[Dataset entries]

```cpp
template <int CIN>
__device__ __forceinline__ void pw_stage_w(float* Ws, int LDA, const float* __restrict__ w, int rows_pad, const PwGeom& g) {
  constexpr int C4 = CIN / 4;
  const bool vec = (g.wstride % 4 == 0) && (g.kvalid % 4 == 0) && ((reinterpret_cast<uintptr_t>(w) & 15) == 0);
  for (int i = threadIdx.x; i < rows_pad * C4; i += 256) {
    const int co = i / C4, k4 = i % C4;
    f4 v = (f4){0.f, 0.f, 0.f, 0.f};
    if (co < g.wrows) {
      const float* r = w + (int64_t)co * g.wstride + k4 * 4;
      if (vec) {
        if (4 * k4 < g.kvalid) v = *reinterpret_cast<const f4*>(r);
      } else {
        if (4 * k4 + 0 < g.kvalid) v.x = r[0];
        if (4 * k4 + 1 < g.kvalid) v.y = r[1];
        if (4 * k4 + 2 < g.kvalid) v.z = r[2];
        if (4 * k4 + 3 < g.kvalid) v.w = r[3];
      }
// ... 1242 lines not shown
                                int64_t rep_stride, const lhn_pw_opts* opts, void* stream) {
  return lhn_conv_pw_bwd3(x, w, y, gy, dx, dx_accumulate, dw, dbias, stride, dy_nchw, nrep, rep_stride, opts, nullptr, stream);
}
extern "C" int lhn_conv_pw_bwd3(const lhn_view* x, const float* w, const lhn_view* y, const lhn_gradview* gy, float* dx,
                                int dx_accumulate, float* dw, float* dbias, int stride, const float* dy_nchw, int nrep,
                                int64_t rep_stride, const lhn_pw_opts* opts, const lhn_bnsum* bns, void* stream) {
  return lhn_conv_pw_bwd4(x, w, y, gy, dx, dx_accumulate, dw, dbias, stride, dy_nchw, nrep, rep_stride, opts, bns, nullptr, stream);
}
extern "C" int lhn_conv_pw_bwd4(const lhn_view* x, const float* w, const lhn_view* y, const lhn_gradview* gy, float* dx,
                                int dx_accumulate, float* dw, float* dbias, int stride, const float* dy_nchw, int nrep,
                                int64_t rep_stride, const lhn_pw_opts* opts, const lhn_bnsum* bns, const lhn_bnbwdsrc* fin, void* stream) {
  return lhn_conv_pw_bwd5(x, w, y, gy, dx, dx_accumulate, dw, dbias, stride, dy_nchw, nrep, rep_stride, opts, bns, fin, nullptr, stream);
}
static int pw_bwd_run(const lhn_view* x, const float* w, const lhn_view* y, const lhn_gradview* gy, float* dx, int dx_accumulate, float* dw,
                      float* dbias, int stride, const float* dy_nchw, int nrep, int64_t rep_stride, const lhn_pw_opts* opts,
                      const lhn_bnsum* bns, const lhn_bnbwdsrc* fin, const lhn_gatesum* gs, bool* gs_done, void* stream);
extern "C" int lhn_conv_pw_bwd5(const lhn_view* x, const float* w, const lhn_view* y, const lhn_gradview* gy, float* dx,
                                int dx_accumulate, float* dw, float* dbias, int stride, const float* dy_nchw, int nrep,
                                int64_t rep_stride, const lhn_pw_opts* opts, const lhn_bnsum* bns, const lhn_bnbwdsrc* fin,
                                const lhn_gatesum* gs, void* stream) {
  if (gs && !gs->dgate) gs = nullptr;
  if (gs) LHN_CHECK_ARG(lhn_view_ok(x) && dx && !dx_accumulate && stride == 1 && (!gs->slices || (gs->slices->n >= 0 && gs->slices->n <= 2)),
                        "lhn_conv_pw_bwd5: gate sums need a stored dx (no accumulate), stride 1 and 0..2 BatchNorm slices");
  bool gs_done = false;
  const int rc = pw_bwd_run(x, w, y, gy, dx, dx_accumulate, dw, dbias, stride, dy_nchw, nrep, rep_stride, opts, bns, fin, gs, &gs_done, stream);
  if (rc || !gs || gs_done) return rc;
  lhn_view xv = *x;
  xv.gate = nullptr;
  return lhn_gate_bwd_reduce3(&xv, dx, gs->dgate, gs->dgate + (size_t)x->N * x->cstride, gs->slices, 1, stream);
}
static int pw_bwd_run(const lhn_view* x, const float* w, const lhn_view* y, const lhn_gradview* gy, float* dx, int dx_accumulate, float* dw,
                      float* dbias, int stride, const float* dy_nchw, int nrep, int64_t rep_stride, const lhn_pw_opts* opts,
                      const lhn_bnsum* bns, const lhn_bnbwdsrc* fin, const lhn_gatesum* gs, bool* gs_done, void* stream) {
  if (nrep < 1) nrep = 1;
  if (fin && !fin->sums) fin = nullptr;
  lhn_bnsum bs;
  memset(&bs, 0, sizeof(bs));
  if (bns && bns->sums) {
    LHN_CHECK_ARG(x && y && bns->save && dx && stride == 1 && x->C <= 128 && y->C <= 128 && x->C * y->C < 64 * 128 && !x->gate && x->table &&
                      bns->coff >= 0 && bns->coff + x->C <= bns->C,
                  "lhn_conv_pw_bwd3: BatchNorm sums ride in the fused kernel only (stride 1, Cin * Cout < 8192, ungated input inside the producer's channels)");
    bs = *bns;
  }
  LHN_CHECK_ARG(lhn_view_ok(x) && w && y && gy && dw && lhn_no_pend(x) && lhn_no_pend(y), "lhn_conv_pw_bwd: bad view / null pointer");
  LHN_CHECK_ARG(stride == 1 || stride == 2, "lhn_conv_pw_bwd: stride %d", stride);
  LHN_CHECK_ARG(stride == 1 || !dx || dx_accumulate, "lhn_conv_pw_bwd: stride-2 dgrad only accumulates into a zeroed gradient");
  if (!dy_nchw) LHN_CHECK_ARG(lhn_view_ok(y) && gy->dz, "lhn_conv_pw_bwd: bad output view / missing dz");
  const int Cout = y->C, Cin = x->C, HoWo = y->H * y->W;
// ... 15 lines not shown
    *gs_done = gs != nullptr;
    return 0;
  }
  if (fin) {
    LHN_CHECK_ARG(!dy_nchw && gy->coef && fin->save_mean_invstd && fin->count > 0 && fin->stat_channels >= Cout,
                  "lhn_conv_pw_bwd4: finalize source needs gy->coef, saved statistics and stat_channels >= Cout");
    if (!wr_wide && !wr_narrow) {
      const int rc = lhn_bn_bwd_finalize2(fin->sums, fin->gamma, fin->save_mean_invstd, const_cast<float*>(gy->coef), y->cstride, y->coff,
                                          Cout, fin->stat_channels, fin->count, fin->dgamma, fin->dbeta, fin->pgrad_scale, stream);
      if (rc) return rc;
      fin = nullptr;
    }
  }
  if (wr_wide) {
    int rc = -1;
    if (Cin == 128 && Cout == 128) rc = launch_pw_bwd_wr<128, 128, 32, 1>(x, w, y, gy, dx, dx_accumulate, dw, dbias, nrep, rep_stride, s, bs, fin);
    else if (Cin == 64 && Cout == 128) rc = launch_pw_bwd_wr<64, 128, 64, 1>(x, w, y, gy, dx, dx_accumulate, dw, dbias, nrep, rep_stride, s, bs, fin);
    else if (Cin == 128 && Cout == 64) rc = launch_pw_bwd_wr<128, 64, 64, 2>(x, w, y, gy, dx, dx_accumulate, dw, dbias, nrep, rep_stride, s, bs, fin);
    if (rc == 0) {
      LHN_CHECK_LAUNCH("lhn_conv_pw_bwd");
      return 0;
    }
    if (rc > 0) return rc;
  }
  if (wr_narrow) {
    int rc;
    if (Cin == 64) rc = bs.sums ? launch_pw_bwd_wr<64, 64, 64, 2, false, true>(x, w, y, gy, dx, dx_accumulate, dw, dbias, nrep, rep_stride, s, bs, fin)
                                : launch_pw_bwd_wr<64, 64, 64, 2, false, false>(x, w, y, gy, dx, dx_accumulate, dw, dbias, nrep, rep_stride, s, bs, fin);
    else rc = bs.sums ? launch_pw_bwd_wr<32, 32, 128, 2, false, true>(x, w, y, gy, dx, dx_accumulate, dw, dbias, nrep, rep_stride, s, bs, fin)
                      : launch_pw_bwd_wr<32, 32, 128, 2, false, false, 3>(x, w, y, gy, dx, dx_accumulate, dw, dbias, nrep, rep_stride, s, bs, fin);
    if (rc) return rc;
    LHN_CHECK_LAUNCH("lhn_conv_pw_bwd");
    return 0;
// ... 52 lines not shown
```

### litehandnet_amd/csrc/lhn_plan.cpp

```cpp
#include <stdint.h>
#include <stdlib.h>
#include <string.h>
#include <vector>
#include "lhn_common.h"

static lhn_bnsum mkbns(void* ws, int64_t sums_off, int64_t save_off, int C, int coff) {
  lhn_bnsum b;
  memset(&b, 0, sizeof(b));
  if (sums_off >= 0 && save_off >= 0 && C > 0) {
    b.sums = reinterpret_cast<double*>(static_cast<char*>(ws) + sums_off);
    b.save = reinterpret_cast<const float*>(static_cast<char*>(ws) + save_off);
    b.C = C;
    b.coff = coff;
  }
  return b;
}

enum {
  OP_STEM = 1, OP_PW = 2, OP_DW = 3, OP_KXK = 4, OP_FINALIZE = 5, OP_EW = 6, OP_MAXPOOL = 7, OP_AVGPOOL = 8,
  OP_CA_MLP = 9, OP_TABLE_FILL = 10, OP_MEMSET = 11, OP_ATT_MLP = 12, OP_SE_MLP = 13, OP_SHUFFLE = 14,
  OP_PWDW = 15, OP_DWPW = 16, OP_MSRB = 17, OP_CBAM = 18, OP_BNECK = 19, OP_STEMTAIL = 20,
  OP_STEM_BWD = 101, OP_PW_BWD = 102, OP_DW_BWD = 103, OP_KXK_BWD = 104, OP_BN_BWD = 105, OP_EW_BWD = 106,
  OP_MAXPOOL_BWD = 107, OP_AVGPOOL_BWD = 108, OP_GATE_REDUCE = 109, OP_CA_MLP_BWD = 110, OP_ATT_MLP_BWD = 111, OP_SE_MLP_BWD = 112,
  OP_SHUFFLE_BWD = 113, OP_CBAM_BWD = 114,
};

struct GraphEntry {
  int phase, training, nrep, seen;
  int64_t rstr;
  void *ws, *io0, *io1;
  uint64_t phash, ghash;
  hipGraphExec_t exec;
  uint64_t last_use;
};

struct Plan {
  std::vector<lhn_buf> bufs;
  std::vector<lhn_op> fwd, bwd;
  std::vector<GraphEntry> graphs;
  uint64_t tick = 0;
  int graph_misses = 0;
};

static inline char* at(void* ws, int64_t off) { return off < 0 ? nullptr : static_cast<char*>(ws) + off; }

static lhn_view mkview(const Plan* P, void* ws, int buf, int coff, int C, bool with_gate = true) {
  const lhn_buf& b = P->bufs[buf];
  lhn_view v;
  v.pend = nullptr;
  v.data = reinterpret_cast<float*>(at(ws, b.data_off));
  v.table = reinterpret_cast<const float*>(at(ws, b.table_off));
  v.gate = with_gate ? reinterpret_cast<const float*>(at(ws, b.gate_off)) : nullptr;
  v.N = b.N; v.H = b.H; v.W = b.W;
// ... 56 lines not shown
    const char* e = getenv("LHN_BWD_FIN_CONSUMER");
    v = (e && e[0] == '0') ? 0 : 1;
  }
  return v == 1;
}
bool lhn_head_stream_on();
static bool head_gate_fold_at(const Plan* P, const std::vector<lhn_op>& ops, size_t oi) {
  if (!lhn_head_stream_on() || lhn_deterministic_mode() || oi + 1 >= ops.size()) return false;
  const lhn_op &o = ops[oi], &nx = ops[oi + 1];
  if (o.kind != OP_PW_BWD || !o.i[1] || o.i[0] != 1 || o.i[2] != 1 || o.in_buf[0] < 0) return false;
  if (o.in_C[0] != 128 || o.out_C > 32 || o.i[3] || o.i[4]) return false;
  const lhn_buf& b = P->bufs[o.in_buf[0]];
  return o.in_coff[0] == 0 && o.in_C[0] == b.C && b.gate_off >= 0 && nx.kind == OP_GATE_REDUCE && nx.out_buf == o.in_buf[0] &&
         nx.out_coff == 0 && nx.out_C == b.C && nx.ws[3] >= 0 && nx.ws[4] >= 0;
}
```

**Exercise requirements**
For each line in the records that contains the word "extern", make a copy.

**Written response**
extern "C" int lhn_conv_pw_bwd3(const lhn_view* x, const float* w, const lhn_view* y, const lhn_gradview* gy, float* dx,
extern "C" int lhn_conv_pw_bwd4(const lhn_view* x, const float* w, const lhn_view* y, const lhn_gradview* gy, float* dx,
extern "C" int lhn_conv_pw_bwd5(const lhn_view* x, const float* w, const lhn_view* y, const lhn_gradview* gy, float* dx,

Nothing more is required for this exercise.